Caitlin Quinlan: I would have to say that if NPR was a book, it would just always be the top of the list. But I am currently reading A Promised Land by Barack Obama, which I am enjoying.

Sean Lane: Nice. I think I'm 400- ish pages in. It's a lot, but it's super interesting and I'm always surprised by how transparent he is about what happened and the people that he met with, which is interesting. Favorite part about working in ops?

Caitlin Quinlan: When somebody really sees and hears the analytics trend that you are sharing with them. You might have to say it a few times but when you see their face change from," I hear you," to," I get it." I think that's the best part.

Sean Lane: Least favorite part about working in ops?

Caitlin Quinlan: When somebody asks me and myself to change something as an admin to Salesforce, because they've clearly missed what my role is. I don't even have admin access rights anymore. My team made me take it away like five years ago.

Sean Lane: Oh, that is brilliant. I need to do that same thing. That's such a good idea. Someone who impacted you getting the job you have today?

Caitlin Quinlan: Yeah. Two people who have been very influential to me and have been very helpful to me, Adrienne Germain and Subar Samian.

Sean Lane: Cool. Last one, one piece of advice for people who want to have your job someday?

Caitlin Quinlan: I would say, lean into learning about sales, marketing, and CS because the ability to work and appreciate and understand those functions and the leaders that you're partnering with closely, that appreciation makes for a stronger alliance and relationship with those leaders. And you can serve them better as a strategic advisor than somebody who's just tooling around and helping them create a dashboard.

Sean Lane: Thank you so much to Caitlin Quinlan for joining us on this week's episode of Operations, special shout out to DC for introducing us. Thanks so much for the intro, DC. If you liked what you heard on this week's episode, please, please, please make sure you're subscribed, so a new episode comes into your feed every other Friday. And if you took something away from this episode, you liked what you heard from Caitlin, make sure you leave us a six star review on Apple Podcasts or wherever you get your podcasts. Six star reviews only. All right, that's going to do it for me. Thank you so much for listening. We'll see you next time.

DESCRIPTION

While everything in sales and marketing funnels is measured and instrumented to ridiculous levels of detail, it's easy to forget about the post-sale customer journey. That's where Customer Success Operations teams come in.

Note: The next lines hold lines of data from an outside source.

template <bool UNSH>
__global__ __launch_bounds__(NT) __attribute__((amdgpu_waves_per_eu(2, 2))) void conv1x1_x3_kernel(const ConvArgs a, const unsigned short* __restrict__ wx3) {
    extern __shared__ __attribute__((aligned(16))) unsigned char smem_raw[];
    unsigned char* const Bs = smem_raw;
    unsigned char* const As = smem_raw + B_BYTES;
    float* const econst = reinterpret_cast<float*>(smem_raw + B_BYTES + A_BYTES);

    const int tid = threadIdx.x;
    const int lane = tid & 63;
    const int wave = __builtin_amdgcn_readfirstlane(tid >> 6);
    const int n16 = lane & 15, kgl = lane >> 4;

    const unsigned logical = xcd_remap(blockIdx.x, a.total_wg);
    const int cob = logical % a.ncob;
    const int tile = (logical / a.ncob) % a.ntiles;
    const int b = logical / (a.ncob * a.ntiles);
    const int co0 = cob * BM;
    const long long HW = (long long)a.Hout * a.Wout;
    const long long pix0 = (long long)tile * 256;

    {
        const int which = tid >> 6, co = co0 + (tid & 63);
        float v = 0.f;
        if (which == 0 && a.bias) v = a.bias[co];
        if (which == 1 && a.vec) v = a.vec[(long long)b * a.Cout + co];
        if (which == 2 && a.aux) v = a.aux_a[(long long)b * a.Cout + co];
        if (which == 3 && a.aux) v = a.aux_b[(long long)b * a.Cout + co];
        econst[tid] = v;
    }

    const int q = lane, kg = wave;
    const int nchunks = (a.Cin + CKB - 1) / CKB;
    floatx4 xrA[8], xrB[8];
    uintx4 ar[3];
    constexpr int RSRC_FLAGS = 0x00020000;
    const float* const s0 = a.src0 + (long long)b * a.bs0 + (UNSH ? 0 : pix0);
    const float* const s1 = a.src1 ? a.src1 + (long long)b * a.bs1 + pix0 : s0;
    const long long HWin = (long long)a.Hin * a.Win;
    const int chstride_b = (int)((UNSH ? HWin : HW) * 4);
    int xoff = q * 16;
    if (UNSH) {
        const int p = (int)pix0 + 4 * q;
        const int oy = p / a.Wout, ox = p - oy * a.Wout;
        xoff = (2 * oy * a.Win + 2 * ox) * 4;
    }
    auto load_x = [&](floatx4 (&xr)[8], int cc) {
        const int ch0 = cc * CKB + kg * 8;
        const bool valid = ch0 < a.Cin;
        if (UNSH) {
            const float* const p = s0 + (long long)(valid ? (ch0 >> 2) : 0) * HWin;
            const __amdgpu_buffer_rsrc_t rs = __builtin_amdgcn_make_buffer_rsrc(scalar_ptr(p), 0, __builtin_amdgcn_readfirstlane(valid ? 0x7fffffff : 0), RSRC_FLAGS);
#pragma unroll
            for (int c = 0; c < 8; ++c)
                xr[c] = __builtin_bit_cast(floatx4, __builtin_amdgcn_raw_buffer_load_b128(rs, xoff, (c >> 2) * chstride_b + ((c >> 1) & 1) * a.Win * 4 + (c & 1) * 16, 0));
        } else {
            const bool second = ch0 >= a.C0v;
            const float* const p = (second ? s1 : s0) + (long long)(valid ? (second ? ch0 - a.C0v : ch0) : 0) * HW;
            const __amdgpu_buffer_rsrc_t rs = __builtin_amdgcn_make_buffer_rsrc(scalar_ptr(p), 0, __builtin_amdgcn_readfirstlane(valid ? 0x7fffffff : 0), RSRC_FLAGS);
#pragma unroll
            for (int c = 0; c < 8; ++c) xr[c] = __builtin_bit_cast(floatx4, __builtin_amdgcn_raw_buffer_load_b128(rs, xoff, c * chstride_b, 0));
        }
    };
    auto load_w = [&](int cc) {
        const bool valid = cc < nchunks;
        const unsigned short* const wsrc = wx3 + ((long long)(valid ? cc : 0) * a.ncob + cob) * (A_BYTES / 2);
        const __amdgpu_buffer_rsrc_t rs = __builtin_amdgcn_make_buffer_rsrc(scalar_ptr(wsrc), 0, __builtin_amdgcn_readfirstlane(valid ? A_BYTES : 0), RSRC_FLAGS);
#pragma unroll
        for (int i = 0; i < 3; ++i) ar[i] = __builtin_bit_cast(uintx4, __builtin_amdgcn_raw_buffer_load_b128(rs, tid * 16, i * NT * 16, 0));
    };
    unsigned char* const bw = Bs + kg * B_KGSTR + q * 16;
    auto stage = [&](const floatx4 (&xr)[8]) {
#pragma unroll
        for (int i = 0; i < 4; ++i) {
            float v[8];
#pragma unroll
            for (int c = 0; c < 8; ++c) {
                if (UNSH) {
                    const int px = 2 * i + (c & 1);
                    v[c] = xr[(c >> 1) * 2 + (px >> 2)][px & 3];
                } else {
                    v[c] = xr[c][i];
                }
            }
            uintx4 p1, p2, p3;
            split3(v, p1, p2, p3);
            *reinterpret_cast<uintx4*>(bw + i * B_ISTR) = p1;
            *reinterpret_cast<uintx4*>(bw + i * B_ISTR + B_PLSTR) = p2;
            *reinterpret_cast<uintx4*>(bw + i * B_ISTR + 2 * B_PLSTR) = p3;
        }
#pragma unroll
        for (int i = 0; i < 3; ++i) reinterpret_cast<uintx4*>(As)[tid + i * NT] = ar[i];
    };

    floatx4 acc[4][4];
#pragma unroll
    for (int mi = 0; mi < 4; ++mi)
#pragma unroll
        for (int j = 0; j < 4; ++j) acc[mi][j] = floatx4{0.f, 0.f, 0.f, 0.f};
    const unsigned char* const ard = As + kgl * 1024 + n16 * 16;
    const unsigned char* const brd = Bs + kgl * B_KGSTR + (n16 & 3) * B_ISTR + (16 * wave + (n16 >> 2)) * 16;

    auto chunk = [&](int cc, auto par_tag) {
        constexpr int PAR = decltype(par_tag)::value;
        floatx4(&xr)[8] = PAR ? xrB : xrA;
        __syncthreads();
        __builtin_amdgcn_sched_barrier(0);
        stage(xr);
        __syncthreads();
        load_w(cc + 1);
        load_x(xr, cc + 2);
        __builtin_amdgcn_sched_barrier(0);
#pragma unroll
        for (int mh = 0; mh < 2; ++mh) {
            uintx4 av[2][3];
#pragma unroll
            for (int m2 = 0; m2 < 2; ++m2)
#pragma unroll
                for (int p = 0; p < 3; ++p) av[m2][p] = *reinterpret_cast<const uintx4*>(ard + p * A_PLSTR + (2 * mh + m2) * 256);
            uintx4 bv[2][3];
#pragma unroll
            for (int p = 0; p < 3; ++p) bv[0][p] = *reinterpret_cast<const uintx4*>(brd + p * B_PLSTR);
#pragma unroll
            for (int j = 0; j < 4; ++j) {
                if (j + 1 < 4) {
#pragma unroll
                    for (int p = 0; p < 3; ++p) bv[(j + 1) & 1][p] = *reinterpret_cast<const uintx4*>(brd + p * B_PLSTR + (j + 1) * 64);
                }
                const uintx4(&bj)[3] = bv[j & 1];
#pragma unroll
                for (int m2 = 0; m2 < 2; ++m2) {
                    floatx4 c = acc[2 * mh + m2][j];
                    c = mma(av[m2][2], bj[0], c);
                    c = mma(av[m2][1], bj[1], c);
                    c = mma(av[m2][0], bj[2], c);
                    c = mma(av[m2][1], bj[0], c);
                    c = mma(av[m2][0], bj[1], c);
                    c = mma(av[m2][0], bj[0], c);
                    acc[2 * mh + m2][j] = c;
                }
            }
        }
    };
    load_x(xrA, 0);
    load_w(0);
    load_x(xrB, 1);
    int cc = 0;
    for (; cc + 1 < nchunks; cc += 2) {
        chunk(cc, std::integral_constant<int, 0>{});
        chunk(cc + 1, std::integral_constant<int, 1>{});
    }
    if (cc < nchunks) chunk(cc, std::integral_constant<int, 0>{});

    float* const ot = reinterpret_cast<float*>(Bs);
    float* const outb = a.out + (long long)b * a.obs;
    const float* const resb = a.res ? a.res + (long long)b * a.rbs : nullptr;
    const float* const auxb = a.aux ? a.aux + (long long)b * a.abs_ : nullptr;
    auto rows = [&](int mb, auto res_tag, auto aux_tag) {
        constexpr bool RES = decltype(res_tag)::value, AUX = decltype(aux_tag)::value;
        constexpr int STEPS = 32 * 64 / NT;
        floatx4 nres = {0.f, 0.f, 0.f, 0.f}, naux = {0.f, 0.f, 0.f, 0.f};
        auto fetch = [&](int i) {
            const int f = tid + i * NT;
            const int row = mb * 32 + (f >> 6), c4 = (f & 63) * 4;
            const long long o = (long long)(co0 + row) * HW + pix0 + c4;
            if (RES) nres = *reinterpret_cast<const floatx4*>(resb + o);
            if (AUX) naux = *reinterpret_cast<const floatx4*>(auxb + o);
        };
        fetch(0);
        __syncthreads();
#pragma unroll
        for (int mh = 0; mh < 2; ++mh)
#pragma unroll
            for (int j = 0; j < 4; ++j)
#pragma unroll
                for (int r = 0; r < 4; ++r)
                    ot[(mh * 16 + 4 * kgl + r) * OLD + 64 * wave + 16 * j + n16] = mb ? acc[2 + mh][j][r] : acc[mh][j][r];
        __syncthreads();
#pragma unroll
        for (int i = 0; i < STEPS; ++i) {
            const int f = tid + i * NT;
            const int lrow = f >> 6, row = mb * 32 + lrow, c4 = (f & 63) * 4;
            const floatx4 cres = nres, caux = naux;
            if (i + 1 < STEPS) fetch(i + 1);
            floatx4 v = *reinterpret_cast<const floatx4*>(ot + lrow * OLD + c4);
            const float add = econst[row] + econst[BM + row];
            v = floatx4{v.x + add, v.y + add, v.z + add, v.w + add};
            if (RES) v = floatx4{v.x + cres.x, v.y + cres.y, v.z + cres.z, v.w + cres.w};
            if (AUX) {
                const float aa = econst[2 * BM + row], ab = econst[3 * BM + row];
                v = floatx4{v.x + silu_fast(aa * caux.x + ab), v.y + silu_fast(aa * caux.y + ab), v.z + silu_fast(aa * caux.z + ab),
                            v.w + silu_fast(aa * caux.w + ab)};
            }
            *reinterpret_cast<floatx4*>(outb + (long long)(co0 + row) * HW + pix0 + c4) = v;
        }
    };
    auto halves = [&](auto res_tag, auto aux_tag) {
        rows(0, res_tag, aux_tag);
        rows(1, res_tag, aux_tag);
    };
    if (resb) {
        if (auxb) halves(std::true_type{}, std::true_type{});
        else halves(std::true_type{}, std::false_type{});
    } else {
        if (auxb) halves(std::false_type{}, std::true_type{});
        else halves(std::false_type{}, std::false_type{});
    }
}

__global__ void pack_x3_kernel(const float* __restrict__ w, uintx4* __restrict__ out, int Cout, int Cin, int ncob, long long npieces) {
    for (long long i = blockIdx.x * (long long)blockDim.x + threadIdx.x; i < npieces; i += (long long)gridDim.x * blockDim.x) {
        const int co_l = i & 63;
        const int kg = (i >> 6) & 3;
        const int plane = (int)((i >> 8) % 3);
        const long long blk = i / 768;
        const int cob = (int)(blk % ncob), cc = (int)(blk / ncob);
        const int co = cob * 64 + co_l;
        float x[8];
#pragma unroll
        for (int e = 0; e < 8; ++e) {
            const int ci = cc * CKB + kg * 8 + e;
            x[e] = (co < Cout && ci < Cin) ? w[(long long)co * Cin + ci] : 0.f;
        }
        uintx4 p1, p2, p3;
        split3(x, p1, p2, p3);
        out[i] = plane == 0 ? p1 : plane == 1 ? p2 : p3;
    }
}

}

namespace idiff_detail {

bool conv1x1_x3_eligible(const ConvArgs& a, int mode) {
    const long long hw = (long long)a.Hout * a.Wout;
    if (hw % 256 || hw > (1 << 25) || a.Cout % BM || a.Cin % 8 || a.Cin < CKB || a.pro_a || a.stats) return false;
    if (mode == IDIFF_CONV_UNSHUFFLE2)
        return !a.src1 && a.Wout % 4 == 0 && a.Win == 2 * a.Wout && (long long)a.Hin * a.Win <= (1 << 25) && a.bs0 % 4 == 0 &&
               (reinterpret_cast<uintptr_t>(a.src0) & 15) == 0;
    return mode == IDIFF_CONV_NORMAL && a.Hout == 1 && a.C0v % 8 == 0;
}

int launch_conv1x1_x3(const ConvArgs& a, int mode, const void* wx3, hipStream_t st) {
    const size_t lds = B_BYTES + A_BYTES + 4 * BM * sizeof(float);
    static idiff_dyn_lds_cache lds_cache[2];
    if (const int rc = idiff_dyn_lds(lds_cache[0], conv1x1_x3_kernel<false>, lds, "conv2d(1x1 x3)")) return rc;
    if (const int rc = idiff_dyn_lds(lds_cache[1], conv1x1_x3_kernel<true>, lds, "conv2d(1x1 x3)")) return rc;
    if (mode == IDIFF_CONV_UNSHUFFLE2) hipLaunchKernelGGL(conv1x1_x3_kernel<true>, dim3(a.total_wg), dim3(NT), lds, st, a, static_cast<const unsigned short*>(wx3));
    else hipLaunchKernelGGL(conv1x1_x3_kernel<false>, dim3(a.total_wg), dim3(NT), lds, st, a, static_cast<const unsigned short*>(wx3));
    IDIFF_CHECK_LAUNCH("conv2d_fwd(1x1 x3)");
    return IDIFF_OK;
}

}

extern "C" long long idiff_conv1x1_x3_image_bytes(int Cout, int Cin) {
    return (long long)((Cin + CKB - 1) / CKB) * ((Cout + BM - 1) / BM) * A_BYTES;
}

CS Ops hasn’t always received the same amount of time and attention that Marketing Ops and Sales Ops have, but it’s making its presence known now.

Our guest on this episode, Caitlin Quinlan, is the Senior Vice President of Revenue Operations at Gainsight, and she has helped design every aspect of that customer journey from post-sale responsibilities and hand-offs to retention forecasting. In our conversation, Caitlin and I talk about the evolution of CS Ops, the way she debunks myths about Sales and CS compensation, and she outlines the 2x2 grid that Gainsight uses to segment its customer base.